Choices
life is so interesting... if u notice, we r a paradox... we can complain abt XYZ till e cows come home then when ZYX (e reverse) happens, we can still complain n b unhapi... dun understand? ok please continue readin... =P
so i was at a crossroads a month ago... but it peaked 2 weeks ago (wow onli 2 weeks but it seemed sooo long... time reali drags when u feel miserable man hahaha) n i was at a total loss regardin my future... it seemed dark n bleak n i didnt noe wat i was doin, wat i was expectin, wat would happen...
but i muz admit i didnt fast n pray n seek God daily abt it... too caught up in my sorrow (irritating humans alwayz wallow n self pity n never go to e source hahaha) dat i onli said a few short prayers this dae n dat dae n seeked God here n there... but God is alwayz so good... so faithful... n in Him we trust n noe dat He has it all worked out fer us if onli we juz give our lives to Him n walk in His ways...
yes i almost left but God told me to wait. so i waited painstakingly... though things r not settled... not even 20% confirmed but at least things r lookin up... i finally feel abit happier, there IS a hope n a future dat God has in store for us... dat is wat faith is abt... believin in God even when e results r yet unseen cos He is a faithful Father!!!
lesson learnt: in times of trouble n downtime, alwayz confess dat our God is a sovereign God cos most definitely He will lift us up in due time...

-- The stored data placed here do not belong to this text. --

diff --git a/lamp_amd/csrc/kernels/norm.hip b/lamp_amd/csrc/kernels/norm.hip
--- a/lamp_amd/csrc/kernels/norm.hip
+++ b/lamp_amd/csrc/kernels/norm.hip
@@ -208,15 +208,109 @@
       if (slice == 0) {
         save_mean[c] = m_t;
         save_invstd[c] = is_t;
-        if (running_mean) running_mean[c] = store_as<T>((A)((A)momentum * r.mean + (A)(1 - momentum) * load_as<A>(running_mean[c])));
+        if (running_mean) running_mean[c] = store_as<T>(bn_affine<A>((A)momentum, A(0), r.mean, (A)(1 - momentum) * load_as<A>(running_mean[c])));
         if (running_var) {
           const A unbiased = r.m2 / (r.n - A(1));
-          running_var[c] = store_as<T>((A)((A)momentum * unbiased + (A)(1 - momentum) * load_as<A>(running_var[c])));
+          running_var[c] = store_as<T>(bn_affine<A>((A)momentum, A(0), unbiased, (A)(1 - momentum) * load_as<A>(running_var[c])));
         }
       }
     }
   }
   __syncthreads();
+}
+constexpr int BN_MERGE_K = 4;
+constexpr int BN_MERGE_KS = 2;
+template <class A> struct BnMergeReq { A n0, shift, rm, rv, n[BN_MERGE_KS], a[BN_MERGE_K], b[BN_MERGE_K]; };
+template <class T>
+__device__ __forceinline__ BnMergeReq<acc_t<T>> bn_merge_request(const acc_t<T>* __restrict__ partial, int nsplit, int64_t c, int64_t C, const T* running_mean,
+                                                                  const T* running_var, int fin_wave) {
+  using A = acc_t<T>;
+  const int np = nsplit < 0 ? -nsplit : nsplit;
+  const int tid = threadIdx.x;
+  BnMergeReq<A> q;
+  q.n0 = 0; q.shift = 0;
+#pragma unroll
+  for (int k = 0; k < BN_MERGE_KS; k++) q.n[k] = 0;
+#pragma unroll
+  for (int k = 0; k < BN_MERGE_K; k++) { q.a[k] = 0; q.b[k] = 0; }
+  if (nsplit < 0) {
+    const A* pc = partial + (int64_t)c * np * 3;
+    q.n0 = pc[0]; q.shift = pc[1];
+#pragma unroll
+    for (int k = 0; k < BN_MERGE_K; k++) {
+      const int s = tid + k * 256, ss = s < np ? s : 0;
+      q.a[k] = pc[ss * 3 + 1]; q.b[k] = pc[ss * 3 + 2];
+    }
+  } else {
+    const int lane = tid & 63;
+    const bool mine = (tid >> 6) == fin_wave;
+#pragma unroll
+    for (int k = 0; k < BN_MERGE_KS; k++) {
+      const int s = lane + k * 64, ss = (mine && s < np) ? s : 0;
+      const A* p = partial + ((int64_t)ss * C + c) * 3;
+      q.n[k] = p[0]; q.a[k] = p[1]; q.b[k] = p[2];
+    }
+  }
+  q.rm = running_mean ? load_as<A>(running_mean[c]) : A(0);
+  q.rv = running_var ? load_as<A>(running_var[c]) : A(0);
+  return q;
+}
+template <class T>
+__device__ __forceinline__ void bn_merge_reduce(const BnMergeReq<acc_t<T>>& q, const acc_t<T>* __restrict__ partial, int nsplit, int64_t c, acc_t<T> (*wpart)[3]) {
+  using A = acc_t<T>;
+  if (nsplit >= 0) return;
+  const int np = -nsplit, tid = threadIdx.x;
+  const A* pc = partial + (int64_t)c * np * 3;
+  A s1 = 0, s2 = 0, sm = 0;
+#pragma unroll
+  for (int k = 0; k < BN_MERGE_K; k++)
+    if (tid + k * 256 < np) { const A d = q.a[k] - q.shift; s1 += d; s2 += d * d; sm += q.b[k]; }
+  for (int s = tid + BN_MERGE_K * 256; s < np; s += 256) { const A d = pc[s * 3 + 1] - q.shift; s1 += d; s2 += d * d; sm += pc[s * 3 + 2]; }
+  s1 = wave_sum(s1); s2 = wave_sum(s2); sm = wave_sum(sm);
+  if ((tid & 63) == 0) { wpart[tid >> 6][0] = s1; wpart[tid >> 6][1] = s2; wpart[tid >> 6][2] = sm; }
+}
+template <class T>
+__device__ __forceinline__ void bn_merge_finalise(const BnMergeReq<acc_t<T>>& q, const acc_t<T>* __restrict__ partial, int nsplit, int64_t c, int64_t C, int slice,
+                                                  T* __restrict__ save_mean, T* __restrict__ save_invstd, T* running_mean, T* running_var, double momentum,
+                                                  double eps, acc_t<T>* stat, acc_t<T> (*wpart)[3], int fin_wave) {
+  using A = acc_t<T>;
+  const int np = nsplit < 0 ? -nsplit : nsplit;
+  if ((int)(threadIdx.x >> 6) != fin_wave) return;
+  const int lane = threadIdx.x & 63;
+  Welford<A> r{0, 0, 0};
+  if (nsplit < 0) {
+    A s1 = 0, s2 = 0, sm = 0;
+    for (int k = 0; k < 4; k++) { s1 += wpart[k][0]; s2 += wpart[k][1]; sm += wpart[k][2]; }
+    const A n0 = q.n0, shift = q.shift;
+    r.n = n0 * (A)np;
+    r.mean = shift + s1 / (A)np;
+    r.m2 = sm + n0 * (s2 - s1 * s1 / (A)np);
+  } else {
+#pragma unroll
+    for (int k = 0; k < BN_MERGE_KS; k++)
+      if (lane + k * 64 < np) r = wf_merge(r, Welford<A>{q.n[k], q.a[k], q.b[k]});
+    for (int s = lane + BN_MERGE_KS * 64; s < np; s += 64) {
+      const A* p = partial + ((int64_t)s * C + c) * 3;
+      r = wf_merge(r, Welford<A>{p[0], p[1], p[2]});
+    }
+    r = wf_wave(r);
+  }
+  if (lane == 0) {
+    const A var_biased = r.m2 / r.n;
+    const A invstd = A(1) / (A)sqrt((double)(var_biased + (A)eps));
+    const T m_t = store_as<T>(r.mean), is_t = store_as<T>(invstd);
+    stat[0] = load_as<A>(m_t);
+    stat[1] = load_as<A>(is_t);
+    if (slice == 0) {
+      save_mean[c] = m_t;
+      save_invstd[c] = is_t;
+      if (running_mean) running_mean[c] = store_as<T>(bn_affine<A>((A)momentum, A(0), r.mean, (A)(1 - momentum) * q.rm));
+      if (running_var) {
+        const A unbiased = r.m2 / (r.n - A(1));
+        running_var[c] = store_as<T>(bn_affine<A>((A)momentum, A(0), unbiased, (A)(1 - momentum) * q.rv));
+      }
+    }
+  }
 }
 template <class T>
 __global__ __launch_bounds__(256) void bn_affine_table_kernel(const acc_t<T>* __restrict__ partial, int nsplit, T* __restrict__ save_mean, T* __restrict__ save_invstd,
@@ -303,6 +397,98 @@
       }
       if (relu && load_as<A>(o) < A(0)) o = store_as<T>(A(0));
       y[base] = o;
+    }
+  }
+}
+
+template <class T, int NP, int FORM>
+__global__ __launch_bounds__(256) void bn_fwd_reg_kernel(const T* __restrict__ x, T* __restrict__ y, const acc_t<T>* __restrict__ partial, int nsplit,
+                                                         T* __restrict__ save_mean, T* __restrict__ save_invstd, T* running_mean, T* running_var,
+                                                         double momentum, double eps, const T* __restrict__ w, const T* __restrict__ b, int64_t N, int C,
+                                                         int HW, int S, int vshift, int relu, const T* __restrict__ addend, BnSecond<T> second,
+                                                         T* __restrict__ pooled) {
+  using A = acc_t<T>;
+  constexpr int W = 16 / sizeof(T);
+  constexpr bool TWO = FORM >= 1, SECOND = FORM >= 2, POOLED = FORM == 3;
+  __shared__ A stat[2][2];
+  __shared__ A wpart[2][4][3];
+  const int c = blockIdx.x, s = blockIdx.y, tid = threadIdx.x;
+  const unsigned vpp = (unsigned)HW / (unsigned)W;
+  const unsigned total = (unsigned)N * vpp;
+  const BnMergeReq<A> q1 = bn_merge_request<T>(partial, nsplit, c, C, running_mean, running_var, 0);
+  BnMergeReq<A> q2 = q1;
+  if constexpr (SECOND) q2 = bn_merge_request<T>(second.partial, second.nsplit, c, C, second.running_mean, second.running_var, 1);
+  const T* x0 = x + (size_t)c * (unsigned)HW;
+  const T wv = *(w ? w + c : x0), bv = *(b ? b + c : x0);
+  const T wv2 = SECOND ? *(second.w ? second.w + c : x0) : wv, bv2 = SECOND ? *(second.b ? second.b + c : x0) : bv;
+  const uint4* x4 = reinterpret_cast<const uint4*>(x);
+  const uint4* ad4 = reinterpret_cast<const uint4*>(SECOND ? second.x : addend);
+  uint4 xv[NP], av[TWO ? NP : 1];
+#pragma unroll
+  for (int k = 0; k < NP; k++) {
+    const unsigned i = (unsigned)(k * S + s) * 256u + (unsigned)tid;
+    const unsigned ii = i < total ? i : 0u;
+    const unsigned n = vshift >= 0 ? (ii >> vshift) : (ii / vpp);
+    const unsigned idx = (n * (unsigned)C + (unsigned)c) * vpp + (ii - n * vpp);
+    xv[k] = nt_load16(x4 + idx);
+    if constexpr (TWO) av[k] = nt_load16(ad4 + idx);
+  }
+  bn_merge_reduce<T>(q1, partial, nsplit, c, wpart[0]);
+  if constexpr (SECOND) bn_merge_reduce<T>(q2, second.partial, second.nsplit, c, wpart[1]);
+  __syncthreads();
+  bn_merge_finalise<T>(q1, partial, nsplit, c, C, s, save_mean, save_invstd, running_mean, running_var, momentum, eps, stat[0], wpart[0], 0);
+  if constexpr (SECOND)
+    bn_merge_finalise<T>(q2, second.partial, second.nsplit, c, C, s, second.save_mean, second.save_invstd, second.running_mean, second.running_var,
+                         second.momentum, second.eps, stat[1], wpart[1], 1);
+  __syncthreads();
+  const A mu = stat[0][0];
+  const A scale = stat[0][1] * (w ? load_as<A>(wv) : A(1));
+  const A bb = b ? load_as<A>(bv) : A(0);
+  const A mu2 = SECOND ? stat[1][0] : A(0);
+  const A scale2 = SECOND ? stat[1][1] * (second.w ? load_as<A>(wv2) : A(1)) : A(0);
+  const A bb2 = (SECOND && second.b) ? load_as<A>(bv2) : A(0);
+  unsigned tid2 = (unsigned)tid;
+  asm volatile("" : "+v"(tid2));
+  A psum[POOLED ? NP : 1];
+#pragma unroll
+  for (int k = 0; k < NP; k++) {
+    const unsigned i = (unsigned)(k * S + s) * 256u + tid2;
+    const bool valid = i < total;
+    const unsigned ii = valid ? i : 0u;
+    const unsigned n = vshift >= 0 ? (ii >> vshift) : (ii / vpp);
+    const unsigned v = ii - n * vpp;
+    const unsigned idx = (n * (unsigned)C + (unsigned)c) * vpp + v;
+    Vec<T, W> pk = *reinterpret_cast<const Vec<T, W>*>(&xv[k]);
+    const Vec<T, W> ad = *reinterpret_cast<const Vec<T, W>*>(&av[TWO ? k : 0]);
+#pragma unroll
+    for (int j = 0; j < W; j++) {
+      T o = store_as<T>(bn_affine<A>(load_as<A>(pk.v[j]), mu, scale, bb));
+      if constexpr (TWO) {
+        T a = ad.v[j];
+        if constexpr (SECOND) a = store_as<T>(bn_affine<A>(load_as<A>(a), mu2, scale2, bb2));
+        o = store_as<T>((A)(load_as<A>(o) + load_as<A>(a)));
+      }
+      if (relu && load_as<A>(o) < A(0)) o = store_as<T>(A(0));
+      pk.v[j] = o;
+    }
+    if constexpr (POOLED) {
+      A sum = 0;
+#pragma unroll
+      for (int j = 0; j < W; j++) sum += load_as<A>(pk.v[j]);
+      psum[k] = sum;
+    } else if (valid) *reinterpret_cast<Vec<T, W>*>(y + (size_t)idx * W) = pk;
+    __builtin_amdgcn_sched_barrier(0);
+  }
+  if constexpr (POOLED) {
+    for (int off = (int)vpp >> 1; off > 0; off >>= 1) {
+#pragma unroll
+      for (int k = 0; k < NP; k++) psum[k] += __shfl_xor(psum[k], off, 64);
+    }
+#pragma unroll
+    for (int k = 0; k < NP; k++) {
+      const unsigned i = (unsigned)(k * S + s) * 256u + tid2;
+      const unsigned n = vshift >= 0 ? (i >> vshift) : (i / vpp);
+      if (i < total && i - n * vpp == 0) pooled[(size_t)n * (unsigned)C + (unsigned)c] = store_as<T>((A)(psum[k] / (A)HW));
     }
   }
 }
@@ -1148,11 +1334,72 @@
   LAMP_CHECK(t->numel() == C && t->dtype == dtype && t->is_contiguous(), what << " must be a contiguous [" << C << "] tensor of the input dtype, got " << t->describe());
 }
 
+
+struct BnFwdPlan { int S = 0, NP = 0; int64_t wgs = 0; int rounds = 0; };
+static int bn_fwd_reg_per_cu(int held) { return held <= 1 ? 8 : 7; }
+static int bn_fwd_reg_np(int64_t packets, int64_t S) {
+  const int64_t ppt = (packets + S * 256 - 1) / (S * 256);
+  return ppt <= 1 ? 1 : ppt <= 2 ? 2 : 4;
+}
+static BnFwdPlan bn_fwd_plan(int64_t N, int64_t C, int64_t HW, int esize, bool two, bool pooled, int cus, int64_t max_slices = 0) {
+  BnFwdPlan p;
+  const int64_t W = 16 / esize;
+  if (N <= 0 || C <= 0 || HW < 64 || HW % W != 0 || cus <= 0) return p;
+  const int64_t vpp = HW / W, packets = N * vpp;
+  if (packets >= (int64_t)1 << 30 || packets * C >= (int64_t)1 << 31) return p;
+  if (pooled && (vpp > 64 || (vpp & (vpp - 1)) != 0)) return p;
+  const int np_max = two ? 2 : 4;
+  const int64_t s_min = (packets + 256 * np_max - 1) / (256 * np_max), s_max = (packets + 255) / 256;
+  int64_t S = 0;
+  if (max_slices > 0) S = std::max(s_min, std::min(s_max, max_slices));
+  for (int np = 1; np <= np_max && !S; np *= 2) {
+    const int64_t lo = (packets + 256 * np - 1) / (256 * np);
+    const int64_t hi = np == 1 ? s_max : (packets + 128 * np - 1) / (128 * np) - 1;
+    const int64_t s = std::min(hi, (int64_t)cus * bn_fwd_reg_per_cu(np * (two ? 2 : 1)) / C);
+    if (s >= lo && bn_fwd_reg_np(packets, s) == np) S = s;
+  }
+  if (!S || S > 65535) return p;
+  p.S = (int)S;
+  p.NP = bn_fwd_reg_np(packets, S);
+  p.wgs = C * S;
+  const int64_t room = (int64_t)cus * bn_fwd_reg_per_cu(p.NP * (two ? 2 : 1));
+  p.rounds = (int)((p.wgs + room - 1) / room);
+  return p;
+}
+template <class T>
+static const void* bn_fwd_reg_kernel_for(int NP, int form) {
+#define BN_FWD_K(NPv, F) ((const void*)bn_fwd_reg_kernel<T, NPv, F>)
+#define BN_FWD_NP2(F) (NP == 1 ? BN_FWD_K(1, F) : BN_FWD_K(2, F))
+  return form == 0 ? (NP == 4 ? BN_FWD_K(4, 0) : BN_FWD_NP2(0)) : form == 1 ? BN_FWD_NP2(1) : form == 2 ? BN_FWD_NP2(2) : BN_FWD_NP2(3);
+#undef BN_FWD_NP2
+#undef BN_FWD_K
+}
+
 }
 
 using namespace lamp;
 
 extern "C" {
+
+int lamp_debug_bn_fwd_plan(int64_t N, int64_t C, int64_t HW, int esize, int two, int pooled, int aligned, int cus, int max_slices, char* buf, int buflen) {
+  LAMP_API_BEGIN
+  LAMP_CHECK(buf && buflen > 0 && cus > 0 && (esize == 2 || esize == 4 || esize == 8), "lamp_debug_bn_fwd_plan: bad arguments");
+  const BnFwdPlan p = aligned ? bn_fwd_plan(N, C, HW, esize, two != 0, pooled != 0, cus, max_slices) : BnFwdPlan();
+  char line[128];
+  if (p.NP) snprintf(line, sizeof(line), "reg S=%d NP=%d wgs=%lld rounds=%d", p.S, p.NP, (long long)p.wgs, p.rounds);
+  else snprintf(line, sizeof(line), "old");
+  LAMP_CHECK((int)strlen(line) < buflen, "lamp_debug_bn_fwd_plan: buffer too small");
+  memcpy(buf, line, strlen(line) + 1);
+  LAMP_API_END
+}
+int lamp_debug_conv_stats_partials(const lamp_tensor* x, int* count) {
+  LAMP_API_BEGIN
+  LAMP_CHECK(x && count && x->ndim >= 2, "lamp_debug_conv_stats_partials: bad arguments");
+  int P = 0;
+  Hold part(conv_stats_lookup(x, x->sizes[1], &P));
+  *count = part.get() ? P : 0;
+  LAMP_API_END
+}
 
 int lamp_bn_backward_mode(int mode) {
   LAMP_API_BEGIN
@@ -1266,10 +1513,28 @@
           *pooled = true;
         }
         KernelTimer kt("bn_fwd_apply", 0, ((second ? 3.0 : addc.get() ? 3.0 : 2.0) - (poolp ? 1.0 : 0.0)) * (double)total * sizeof(T), st);
-        hipLaunchKernelGGL((bn_apply2_kernel<T>), dim3((unsigned)g.C, nsplit), dim3(256), 0, st, static_cast<const Tensor*>(xc.get())->ptr<T>(), y->ptr<T>(),
-                           static_cast<const Tensor*>(partial.get())->ptr<A>(), have_stats ? -npart : npart,
-                           mean->ptr<T>(), invstd->ptr<T>(), rm, rv, momentum, eps, wp, bp, g.N, g.C, g.HW, nsplit,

so therefore everyone, i continue to wait. things r lookin up. they alwayz r lookin up even when im lookin down... lets learn to alwayz look up Heaven-ward... ^_^
(realised never explain my introduction... so when things get beta n i m faced wif a few options, i can aso feel sian dat i duno wat to do n wat to choose hahaha... but no i shall not complain cos is there anyone who complains abt e blessings in their lives??!!!)